In either case, bringing just one of these dream companies on board could unlock a whole new world of growth. Narrow this list down to a manageable number, and get sales, product, marketing, and customer service teams together to strategize around how to win them.
This one is a little trickier to manage, but can be very worthwhile. As Alastair Simpson, Head of Strategy at Coassemble, shared in our 2022 SaaS Trends article, “By opening your product up to the market you can supercharge your acquisition funnel and see volumes of leads that a sales-led motion just can’t produce. By leveraging rich product data, sales organizations can prioritize who their sales representatives reach out to and when.”
If you’re in a similar position, start by following these three steps:
Some more traditional sales-led companies do not reveal pricing until after initial product discovery calls and demonstrations take place, and product-led initiatives really do require some amount of pricing transparency. After all, if you’re jumping into an opt-out free trial, you’ll need to disclose the amount the customer will expect to pay before they’ll be willing to commit.
Consider how shifting to a product-led model will impact your tiered plans. If free trials or freemium plans are too much of a jump, look at how you could start with a product tour or pre-recorded demos that allow customers to see your product in action without the help of a salesperson.

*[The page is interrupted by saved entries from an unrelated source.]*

template <typename T>
__global__ __launch_bounds__(256) void attn_bwd_dq_generic_kernel(const AttnParams p) {
  extern __shared__ __attribute__((aligned(16))) float lds_f[];
  const int lane = threadIdx.x & 63, wid = threadIdx.x >> 6;
  float* qs = lds_f + (size_t)wid * (2 * p.dh + p.Lk);
  float* gs = qs + p.dh;
  float* ds = gs + p.dh;
  const int64_t row = (int64_t)blockIdx.x * 4 + wid;
  const int64_t total = (int64_t)p.B * p.H * p.Lq;
  if (row >= total) return;
  const int i = (int)(row % p.Lq);
  const int h = (int)((row / p.Lq) % p.H);
  const int b = (int)(row / ((int64_t)p.Lq * p.H));
  const T* q = (const T*)p.q + b * p.q_sb + h * p.q_sh + (int64_t)i * p.q_sl;
  const T* g = (const T*)p.d_o + b * p.o_sb + h * p.o_sh + (int64_t)i * p.o_sl;
  const T* k = (const T*)p.k + b * p.k_sb + h * p.k_sh;
  const T* v = (const T*)p.v + b * p.v_sb + h * p.v_sh;
  T* dq = (T*)p.dq + b * p.q_sb + h * p.q_sh + (int64_t)i * p.q_sl;
  for (int e = lane; e < p.dh; e += 64) {
    qs[e] = to_f32<T>(q[e]);
    gs[e] = to_f32<T>(g[e]);
  }
  wave_lds_sync();
  const float lse = p.lse[row], delta = p.delta[row];
  for (int j = lane; j < p.Lk; j += 64) {
    const T* kj = k + (int64_t)j * p.k_sl;
    const T* vj = v + (int64_t)j * p.v_sl;
    float s = 0.f, dp = 0.f;
    for (int e = 0; e < p.dh; ++e) {
      s = fmaf(qs[e], to_f32<T>(kj[e]), s);
      dp = fmaf(gs[e], to_f32<T>(vj[e]), dp);
    }
    const float pr = expf(s * p.scale - lse);
    ds[j] = pr * (dp * attn_drop(p, b, h, i, j) - delta) * p.scale;
  }
  wave_lds_sync();
  for (int e = lane; e < p.dh; e += 64) {
    float acc = 0.f;
    for (int j = 0; j < p.Lk; ++j) acc = fmaf(ds[j], to_f32<T>(k[(int64_t)j * p.k_sl + e]), acc);
    dq[e] = from_f32<T>(acc);
  }
}

template <typename T>
__global__ __launch_bounds__(256) void attn_bwd_dkv_generic_kernel(const AttnParams p) {
  extern __shared__ __attribute__((aligned(16))) float lds_f[];
  const int lane = threadIdx.x & 63, wid = threadIdx.x >> 6;
  float* ks = lds_f + (size_t)wid * (2 * p.dh + 2 * p.Lq);
  float* vs = ks + p.dh;
  float* ps = vs + p.dh;
  float* ds = ps + p.Lq;
  const int64_t row = (int64_t)blockIdx.x * 4 + wid;
  const int64_t total = (int64_t)p.B * p.H * p.Lk;
  if (row >= total) return;
  const int j = (int)(row % p.Lk);
// ... 797 lines not shown
          const f32x2 ds = pr * d;
          s[tt][r] = ds[0];
          s[tt][r + 1] = ds[1];
          if (last && (2 * kp + tt) * 16 + 4 * g + r >= p.Lk) s[tt][r] = 0.f;
          if (last && (2 * kp + tt) * 16 + 4 * g + r + 1 >= p.Lk) s[tt][r + 1] = 0.f;
        }
      const V8 dsf = pack_pair<E>(s[0], s[1]);
#pragma unroll
      for (int dt = 0; dt < 4; ++dt)
        acc[dt] = Elem16<E>::mma(img_tr_frag<E>(ks, 2 * kp, 2 * kp + 1, dt * 16, g, li), dsf, acc[dt]);
    };
    if constexpr (NKP > 0) {
#pragma unroll
      for (int kp = 0; kp < NKP; ++kp) step(kp, kp == NKP - 1);
    } else {
      for (int kp = 0; kp < nkp - 1; ++kp) step(kp, false);
      step(nkp - 1, true);
    }
#pragma unroll
    for (int kk = 0; kk < 2; ++kk) {
      consume(qn[kk]);
      consume(gn[kk]);
      consume(of[kk]);
    }
    consume(l2n);
    store_tile<E>(patch, dqb, p.q_sl, qt * 16, p.Lq, acc, p.scale, lane);
#pragma unroll
    for (int kk = 0; kk < 2; ++kk) {
      qf[kk] = qn[kk];
      gf[kk] = gn[kk];
    }
    l2 = l2n;
  }
}
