@@ -1708,28 +1750,42 @@
   int m_o0 = 0, m_o1 = 0;
   double m_X0 = 0, m_X1 = 0, m_X2 = 0;
   int m_ptc = 0;
-  if (p < d.P) {
+  if (p < r1) {
     n_o0 = pb.row_ptr[p]; n_o1 = pb.row_ptr[p + 1];
     n_X0 = pb.pts[3 * p]; n_X1 = pb.pts[3 * p + 1]; n_X2 = pb.pts[3 * p + 2];
     n_ptc = pb.pt_const ? (int)pb.pt_const[p] : 0;
     n_pf.template load<false>(pb.obs_cam, pb.obs_uv, pb.obs_slot, n_o0, n_o1, LPP, sl);
-    if (p + nw < d.P) {
+    if (p + nw < r1) {
       const int pm = p + nw;
       m_o0 = pb.row_ptr[pm]; m_o1 = pb.row_ptr[pm + 1];
       m_X0 = pb.pts[3 * pm]; m_X1 = pb.pts[3 * pm + 1]; m_X2 = pb.pts[3 * pm + 2];
       m_ptc = pb.pt_const ? (int)pb.pt_const[pm] : 0;
     }
   }
-  for (; p < d.P; p += nw) {
+  if (threadIdx.x == 255) {
+    for (int c = blockIdx.x; c <= d.C; c += gridDim.x) cam_update_entry<KD>(pb, w, c);
+  }
+  if (LDSCAM) {
+    double* cc = cam_cache;
+    for (int i = threadIdx.x; i < d.C; i += 256) {
+      quat_to_R(pb.cam_q + 4 * i, cc + 9 * i);
+      cc[18 * d.C + i] = pb.cam_const ? (double)pb.cam_const[i] : 0.0;
+    }
+    for (int i = threadIdx.x; i < 3 * d.C; i += 256) cc[9 * d.C + i] = pb.cam_t[i];
+    for (int i = threadIdx.x; i < 6 * d.C; i += 256) cc[(ldy - cam_cache) + i] = step_dy(w, i);
+  }
+  if (KD > 0 && d.shared && threadIdx.x < KD) dyi[threadIdx.x] = step_dy(w, 6 * d.C + threadIdx.x);
+  __syncthreads();
+  for (; p < r1; p += nw) {
     const int o0 = n_o0, o1 = n_o1;
     const double X[3] = {n_X0, n_X1, n_X2};
     const bool pt_c = n_ptc != 0;
     const ObsPf<NPF> f_pf = n_pf;
     {
       n_o0 = m_o0; n_o1 = m_o1; n_X0 = m_X0; n_X1 = m_X1; n_X2 = m_X2; n_ptc = m_ptc;
-      if (p + nw < d.P) n_pf.template load<false>(pb.obs_cam, pb.obs_uv, pb.obs_slot, n_o0, n_o1, LPP, sl);
+      if (p + nw < r1) n_pf.template load<false>(pb.obs_cam, pb.obs_uv, pb.obs_slot, n_o0, n_o1, LPP, sl);
       const int pm = p + 2 * nw;
-      if (pm < d.P) {
+      if (pm < r1) {
         m_o0 = pb.row_ptr[pm]; m_o1 = pb.row_ptr[pm + 1];
         m_X0 = pb.pts[3 * pm]; m_X1 = pb.pts[3 * pm + 1]; m_X2 = pb.pts[3 * pm + 2];
         m_ptc = pb.pt_const ? (int)pb.pt_const[pm] : 0;
@@ -1753,9 +1809,9 @@
                       pb.cam_const ? pb.cam_const[c] : 0u, pb.intr_const ? pb.intr_const[a] != 0 : false, pt_c, r, F, E);
       double fy0 = 0, fy1 = 0;
 #pragma unroll
-      for (int k = 0; k < 6; ++k) { const double v = LDSCAM ? ldy[6 * c + k] : w.dy[6 * c + k]; fy0 += F[k] * v; fy1 += F[BD + k] * v; }
-#pragma unroll
-      for (int k = 0; k < KD; ++k) { const double v = w.dy[6 * d.C + KD * a + k]; fy0 += F[6 + k] * v; fy1 += F[BD + 6 + k] * v; }
+      for (int k = 0; k < 6; ++k) { const double v = LDSCAM ? ldy[6 * c + k] : step_dy(w, 6 * c + k); fy0 += F[k] * v; fy1 += F[BD + k] * v; }
+#pragma unroll
+      for (int k = 0; k < KD; ++k) { const double v = d.shared ? dyi[k] : step_dy(w, 6 * d.C + KD * a + k); fy0 += F[6 + k] * v; fy1 += F[BD + 6 + k] * v; }
       t3[0] += E[0] * fy0 + E[3] * fy1; t3[1] += E[1] * fy0 + E[4] * fy1; t3[2] += E[2] * fy0 + E[5] * fy1;
       s_mcc += fy0 * (r[0] - 0.5 * fy0) + fy1 * (r[1] - 0.5 * fy1);
     };
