__device__ __forceinline__ int wave_min_i(int v) {
    for (int o = 32; o; o >>= 1) { int t = __shfl_xor(v, o); v = t < v ? t : v; }
    return v;
}
__device__ __forceinline__ int wave_max_i(int v) {
    for (int o = 32; o; o >>= 1) { int t = __shfl_xor(v, o); v = t > v ? t : v; }
    return v;
}

__device__ __forceinline__ uint32_t tile_block_mask(uint32_t tx, uint32_t ty, uint32_t qx0, uint32_t qy0, uint32_t qx1, uint32_t qy1) {
    const uint32_t c0 = qx0 > 4 * tx ? qx0 - 4 * tx : 0u, c1 = qx1 < 4 * tx + 3 ? qx1 - 4 * tx : 3u;
    const uint32_t r0 = qy0 > 4 * ty ? qy0 - 4 * ty : 0u, r1 = qy1 < 4 * ty + 3 ? qy1 - 4 * ty : 3u;
    return (((2u << c1) - (1u << c0)) & 0xfu) * 0x1111u & ((0xffffu >> (12 - 4 * r1)) & (0xffffu << (4 * r0)));
// ... 1 lines not shown
template <class Put>
__device__ __forceinline__ void block_pairs(const FrameParams& fp, int tiles_x, uint32_t i, uint32_t c, uint2 tb, uint32_t o, Put put) {
    constexpr uint32_t SMALL = 8;
    if (c && c <= SMALL) {
        const uint32_t qx0 = tb.x & 0x1fff, qy0 = (tb.x >> 16) & 0x1fff, qx1 = tb.y & 0x1fff, qy1 = (tb.y >> 16) & 0x1fff;
        const uint32_t iz = i | ((((tb.x >> 13) & 7u) | (((tb.y >> 13) & 7u) << 3) | ((tb.y >> 29) << 6)) << 25);
        const uint32_t tx0 = qx0 >> 2, ty0 = qy0 >> 2, tx1 = qx1 >> 2;
        uint32_t tx = tx0, row = 0;
        uint32_t ty = fp.il_tiles ? (uint32_t)il_nth_owned_from(fp, (int)ty0, 0) : ty0;
        for (uint32_t k = 0; k < c; ++k) {
            put(o + k, ty * tiles_x + tx, iz, tile_block_mask(tx, ty, qx0, qy0, qx1, qy1));
            if (++tx > tx1) { tx = tx0; ++row; ty = fp.il_tiles ? (uint32_t)il_nth_owned_from(fp, (int)ty0, (int)row) : ty0 + row; }
        }
    }
    unsigned long long big = __ballot(c > SMALL);
    const int lane = threadIdx.x & 63;
    while (big) {
        int src = __ffsll((long long)big) - 1;
        big &= big - 1;
        uint32_t cc = __shfl(c, src), oo = __shfl(o, src), ii = __shfl(i, src);
        uint32_t bx = __shfl(tb.x, src), by = __shfl(tb.y, src);
        const uint32_t qx0 = bx & 0x1fff, qy0 = (bx >> 16) & 0x1fff, qx1 = by & 0x1fff, qy1 = (by >> 16) & 0x1fff;
        ii |= (((bx >> 13) & 7u) | (((by >> 13) & 7u) << 3) | ((by >> 29) << 6)) << 25;
        uint32_t tx0 = qx0 >> 2, ty0 = qy0 >> 2, tx1 = qx1 >> 2;
        uint32_t wdt = tx1 - tx0 + 1;
        for (uint32_t k = lane; k < cc; k += 64) {
            uint32_t ty = fp.il_tiles ? (uint32_t)il_nth_owned_from(fp, (int)ty0, (int)(k / wdt)) : ty0 + k / wdt, tx = tx0 + k % wdt;
            put(oo + k, ty * tiles_x + tx, ii, tile_block_mask(tx, ty, qx0, qy0, qx1, qy1));
        }
    }
}

constexpr uint32_t SEG_MAX = 4096, SEG_MAX_GROUP = 16;

constexpr int SETUP_THREADS = 256;

__global__ __launch_bounds__(SETUP_THREADS) void k_setup(FrameParams fp, DrawDesc d, DrawDesc* __restrict__ draws_out, int draw_idx,
                                                         TriRec* __restrict__ recs, TriW* __restrict__ recs_w, uint32_t* __restrict__ cnt,
                                                         uint2* __restrict__ tilebox, DevStats* __restrict__ stats,
                                                         uint32_t* __restrict__ blk_sums, uint32_t blk_base,
                                                         uint32_t* __restrict__ seg_k, uint32_t* __restrict__ seg_v, uint32_t seg_S) {
    __shared__ __attribute__((aligned(16))) double s_buf[SETUP_THREADS * 16];
    if (blockIdx.x == 0 && threadIdx.x == 0) draws_out[draw_idx] = d;
    const uint32_t b0 = blockIdx.x * SETUP_THREADS;
    const uint32_t nb = min((uint32_t)SETUP_THREADS, d.n - b0);
    const uint32_t tid = threadIdx.x;
    const uint32_t i = b0 + tid;
    const bool in_range = tid < nb;

    const double* src = d.clip + (size_t)b0 * 12;
    if ((reinterpret_cast<uintptr_t>(src) & 15) == 0) {
        const double2* s2 = reinterpret_cast<const double2*>(src);
        double2* l2 = reinterpret_cast<double2*>(s_buf);
        typedef double f64x2 __attribute__((ext_vector_type(2)));
        for (uint32_t k = tid; k < nb * 6; k += SETUP_THREADS)
            *reinterpret_cast<f64x2*>(&l2[k]) = __builtin_nontemporal_load(reinterpret_cast<const f64x2*>(&s2[k]));
    } else {
        for (uint32_t k = tid; k < nb * 12; k += SETUP_THREADS) s_buf[k] = src[k];
    }
    __syncthreads();
    double v[12];
#pragma unroll
    for (int k = 0; k < 12; ++k) v[k] = in_range ? s_buf[tid * 12 + k] : 0.0;
    __syncthreads();

    int bx0 = INT_MAX, by0 = INT_MAX, bx1 = INT_MIN, by1 = INT_MIN;
    uint32_t ntiles = 0;
    bool large = false;
    uint2 tb = make_uint2(0, 0);
    TriRec r;
    {
        uint4* z4 = reinterpret_cast<uint4*>(&r);
#pragma unroll
        for (int k = 0; k < 8; ++k) z4[k] = make_uint4(0, 0, 0, 0);
// ... 97 lines not shown
        uint4* l4 = reinterpret_cast<uint4*>(s_buf);
        const uint4* r4 = reinterpret_cast<const uint4*>(&r);
#pragma unroll
        for (int c = 0; c < 8; ++c) l4[tid * 8 + (c ^ (tid & 7))] = r4[c];
        const unsigned long long keep = __ballot(ntiles != 0);
        __builtin_amdgcn_wave_barrier();
        uint4* dst = reinterpret_cast<uint4*>(recs + d.first + b0 + wbase);
#pragma unroll
        for (int it = 0; it < 8; ++it) {
            const uint32_t k = lane + 64u * it, t = k >> 3, c = k & 7;
            if ((keep >> t) & 1ull) {
                typedef uint32_t u32x4 __attribute__((ext_vector_type(4)));
                __builtin_nontemporal_store(*reinterpret_cast<const u32x4*>(&l4[(wbase + t) * 8 + (c ^ (t & 7))]), reinterpret_cast<u32x4*>(&dst[k]));
            }
        }
    }
    {
        const unsigned long long lit = __ballot(ntiles != 0 && r.ruz == 0.0);
        if (lit && lane == 0) atomicAdd(&stats->literal_tris, (unsigned long long)__popcll(lit));
        const unsigned long long lrg = __ballot(large);
        if (lrg && lane == 0) atomicAdd(&stats->large_tris, (unsigned long long)__popcll(lrg));
    }
    int wx0 = wave_min_i(bx0), wy0 = wave_min_i(by0), wx1 = wave_max_i(bx1), wy1 = wave_max_i(by1);
    if ((threadIdx.x & 63) == 0 && wx0 != INT_MAX) {
        if (wx0 < __builtin_nontemporal_load(&stats->min_x)) atomicMin(&stats->min_x, wx0);
        if (wy0 < __builtin_nontemporal_load(&stats->min_y)) atomicMin(&stats->min_y, wy0);
        if (wx1 > __builtin_nontemporal_load(&stats->max_x)) atomicMax(&stats->max_x, wx1);
        if (wy1 > __builtin_nontemporal_load(&stats->max_y)) atomicMax(&stats->max_y, wy1);
    }
    uint32_t tot;
    const uint32_t off = block_excl_scan(ntiles, reinterpret_cast<uint32_t*>(s_buf), &tot);
    if (tid == 0) blk_sums[blk_base + blockIdx.x] = tot;
    if (seg_S && tot && tot <= seg_S) {
        __syncthreads();
        uint32_t* const s_k = reinterpret_cast<uint32_t*>(s_buf);
        uint32_t* const s_v = s_k + SEG_MAX;
        block_pairs(fp, fp.tiles_x, d.first + i, ntiles, tb, off, [&](uint32_t j, uint32_t key, uint32_t iz, uint32_t m) { s_k[j] = key | (m << 16); s_v[j] = iz; });
        __syncthreads();
        uint4* const kq = reinterpret_cast<uint4*>(seg_k + (size_t)(blk_base + blockIdx.x) * seg_S);
        uint4* const vq = reinterpret_cast<uint4*>(seg_v + (size_t)(blk_base + blockIdx.x) * seg_S);
        for (uint32_t q = tid; 4 * q < tot; q += SETUP_THREADS) {
            kq[q] = *reinterpret_cast<const uint4*>(s_k + 4 * q);
            vq[q] = *reinterpret_cast<const uint4*>(s_v + 4 * q);
        }
    }
}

This could be step one to unlocking a more product-led approach.
Follow the data
When operating in a product-led model, a single source of customer truth is essential. You will need to unify your data into one platform to essentially get a look at the customer journey and pinpoint the actions that make up a product-qualified lead. That way, you can discover the actions important to your business and get a complete view of the customer journey.
Coassemble is currently a sales-led organization, with plans to add product-led strategies in the coming year. Simpson shared, “To ensure success, we’ll be doubling down on tools that let us access richer customer data and use that data to drive customer behaviors. We'll be spending more time in tools like Ortto.”
Make product part of everyone’s life Product-led growth is a company-wide strategy. From marketing to customer service to sales, everyone needs to be thinking about how the product can be improved upon to increase leads and MRR. Marketing will become focused on getting the product in the hands of the end-user and ensuring the experience of the product delivers on marketing messages. Sales will share intel with product teams, taking customer feedback on board to continually improve the product. Plus they’ll use new and improved features to reignite old leads and grow existing customers.
Like any strategy shift, there will likely be some road bumps along the way. But it will all be worth it in a year or two when your product is selling itself, your CAC has reduced, your MRR has increased, your product is famous, and your sales team is able to focus on the big fish.
Whether you’re adding a sales team, implementing PLG strategies, or starting a new business with a product-led sales approach, SaaS businesses that are able to successfully bring sales-led and product-led growth strategies under one roof will be better placed in a growing and highly-competitive market.